Child overrides just the learning rate:

-- extends 'projects/lm_training_project.yaml'

[optimizer]
    == super()
    lr: 1.0e-3

This works because of how YAML handles duplicate keys: when a key appears more than once in a mapping, the last value wins. The == super() directive first emits the parent block (including lr: 1.0e-4), then the child appends lr: 1.0e-3, which overrides the earlier value. This pattern is used extensively throughout the template library.

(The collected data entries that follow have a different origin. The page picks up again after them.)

diff --git a/jpeg-quantsmooth_amd/csrc/qs_devfn.h b/jpeg-quantsmooth_amd/csrc/qs_devfn.h
--- a/jpeg-quantsmooth_amd/csrc/qs_devfn.h
+++ b/jpeg-quantsmooth_amd/csrc/qs_devfn.h
@@ -24,6 +24,24 @@
 }
 
 
+__device__ __forceinline__ void qs_load_qraw8(const QsConsts* __restrict__ cst, int e, int (&q)[8]) {
+  const int4* qp = reinterpret_cast<const int4*>(cst->qraw) + e * 2;
+  const int4 a = qp[0], b = qp[1];
+  q[0] = a.x; q[1] = a.y; q[2] = a.z; q[3] = a.w; q[4] = b.x; q[5] = b.y; q[6] = b.z; q[7] = b.w;
+}
+template <bool CHECK>
+__device__ __forceinline__ uint4 qs_dequant8(uint4 v, const int (&q)[8], int& bad) {
+  uint32_t d[4] = {v.x, v.y, v.z, v.w};
+#pragma unroll
+  for (int c = 0; c < 4; ++c) {
+    const int lo = (int32_t)(int16_t)(d[c] & 0xffff) * q[c * 2];
+    const int hi = ((int32_t)d[c] >> 16) * q[c * 2 + 1];
+    if (CHECK) bad |= ((unsigned)(lo + 0x800) > 0xfffu) | ((unsigned)(hi + 0x800) > 0xfffu);
+    d[c] = ((uint32_t)lo & 0xffffu) | ((uint32_t)hi << 16);
+  }
+  return make_uint4(d[0], d[1], d[2], d[3]);
+}
+
 __device__ __forceinline__ int qs_set_find(const QsPlaneSet& set, int w) {
   int lo = 0, hi = set.n - 1;
   while (lo < hi) {
diff --git a/jpeg-quantsmooth_amd/csrc/qs_device.h b/jpeg-quantsmooth_amd/csrc/qs_device.h
--- a/jpeg-quantsmooth_amd/csrc/qs_device.h
+++ b/jpeg-quantsmooth_amd/csrc/qs_device.h
@@ -52,7 +52,8 @@
 enum {
   QS_PLANE_REBALANCE = 1,
   QS_PLANE_REP_TOP = 2,
-  QS_PLANE_REP_BOT = 4
+  QS_PLANE_REP_BOT = 4,
+  QS_PLANE_QUANT = 8
 };
 struct QsPlaneAux {
   const uint8_t* p[QS_MAX_PLANES];
diff --git a/jpeg-quantsmooth_amd/csrc/qs_device_job.cpp b/jpeg-quantsmooth_amd/csrc/qs_device_job.cpp
--- a/jpeg-quantsmooth_amd/csrc/qs_device_job.cpp
+++ b/jpeg-quantsmooth_amd/csrc/qs_device_job.cpp
@@ -369,7 +369,7 @@
     return B.P[i].llow_own ? reinterpret_cast<uint8_t*>(ws + B.region[i] + B.P[i].off_llow) : plane_of(Id{i, 0});
   };
   const int diag = (flags & QS_DIAGONALS) != 0;
-  auto stage = [&](const std::vector<Id>& ids, bool idct, bool joint, int final_clamp, auto next) {
+  auto stage = [&](const std::vector<Id>& ids, bool idct, bool joint, int final_clamp, auto next, bool quant = false) {
     for (size_t c0 = 0; c0 < ids.size(); c0 += QS_MAX_PLANES) {
       QsPlaneSet set;
       QsPlaneAux aux;
@@ -391,7 +391,7 @@
         R.status = reinterpret_cast<int32_t*>(ws + B.region[d.job] + C.off_status);
         R.wblk = job->wblk[d.ci]; R.hblk = job->hblk[d.ci]; R.pitch = qs_plane_pitch(job->wblk[d.ci]);
         const int rebalance = !(flags & QS_NO_REBALANCE) && (comp_luma(job, d.ci) || !(flags & QS_NO_REBALANCE_UV));
-        R.mode = QS_PLANE_REP_TOP | QS_PLANE_REP_BOT | (rebalance ? QS_PLANE_REBALANCE : 0);
+        R.mode = QS_PLANE_REP_TOP | QS_PLANE_REP_BOT | (rebalance ? QS_PLANE_REBALANCE : 0) | (quant ? QS_PLANE_QUANT : 0);
         aux.p[k] = lowres_of(d.job);
       }
       set.n = n;
@@ -416,10 +416,11 @@
   for (int i = 0; i < njobs; ++i) if (B.route[i] != ROUTE_SEQ) niter = B.P[i].niter;
   const auto none = [](const Id&) { return false; };
 
-  stage(first, true, false, 0, none);
+  const bool defer = niter > 0;
+  stage(first, true, false, 0, none, defer);
   for (int it = 0; it < niter; ++it) {
     const bool last = it == niter - 1;
-    stage(first, false, false, last, [&](const Id& d) { return !last || B.route[d.job] == ROUTE_COUPLED; });
+    stage(first, false, false, last, [&](const Id& d) { return !last || B.route[d.job] == ROUTE_COUPLED; }, defer && it == 0);
   }
   if (chroma.empty()) return QS_HIP_OK;
   for (int i = 0; i < njobs; ++i) {
@@ -429,10 +430,11 @@
                                         job->hblk[1], job->hsamp[0], job->vsamp[0], s)) return r;
   }
   const bool joint = (flags & QS_JOINT_YUV) != 0;
-  stage(chroma, true, false, 0, none);
+  const bool defer_c = defer && !joint;
+  stage(chroma, true, false, 0, none, defer_c);
   for (int it = 0; it < niter; ++it) {
     const bool last = it == niter - 1;
-    stage(chroma, false, joint, last, [&](const Id& d) { return !last || B.P[d.job].c[d.ci].upsample; });
+    stage(chroma, false, joint, last, [&](const Id& d) { return !last || B.P[d.job].c[d.ci].upsample; }, defer_c && it == 0);
   }
   for (int i = 0; i < njobs; ++i) {
     if (B.route[i] != ROUTE_COUPLED || !B.P[i].up) continue;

Note that this approach works well for overriding values at the top level of a block. When you need to override something nested more deeply, it is often better to factor that part into its own block, define it with a YAML anchor (&name), and reference it via an alias (*name). This gives the child template a clean override point without having to restate the surrounding structure.

Replacing a block¶

When you need to change more than a few values, you can replace a block entirely by omitting == super():

-- extends 'projects/lm_training_project.yaml'

[optimizer]
optimizer: &optimizer !partial:forgather.ml.optim:Adafactor
    lr: 1.0e-3

Inline template definitions¶

Jinja2 does not support multiple inheritance. If your template extends one parent and includes content from a template that extends a different parent, you cannot directly override blocks from the included template. The workaround is to create a separate template file that performs the override, then include that.

Inline template definitions avoid the need for that extra file. A single config file can contain multiple sub-templates, separated by a header line:

## Main template
-- extends 'projects/lm_training_project.yaml'

[construct_new_model]
    -- include 'project.model_config'

#-------------------- project.model_config --------------------
## This is an inline sub-template named 'project.model_config'
-- extends 'models/llama.yaml'

[model_config]
    == super()
    hidden_size: 512

The separator line (#--- name ---) splits the file into independently addressable templates. The main template can -- include or -- extends the sub-template by name. This keeps related configuration in one file while working around Jinja2's single-inheritance constraint.

This pattern is used extensively in project configurations -- particularly for model definitions, where the model template chain has a different parent than the training template chain.

For a complete syntax reference, see Configuration Syntax.

Trainers¶

Forgather provides a hierarchy of trainer classes for different training scenarios:

Trainer	Use case
`Trainer`	Single-GPU or basic distributed training
`AccelTrainer`	Multi-GPU via HuggingFace Accelerate
`DDPTrainer`	DistributedDataParallel
`PipelineTrainer`	Pipeline parallelism (split model across GPUs)

All trainers share the same callback system, checkpoint coordination, and configuration interface. The trainer is selected in the configuration template -- switching from single-GPU to pipeline parallel is a template change, not a code change.

For the complete list of training arguments (batching, compile, checkpointing, memory, DDP, pipeline, ...) and each trainer class's constructor parameters, see the Trainer Options Reference.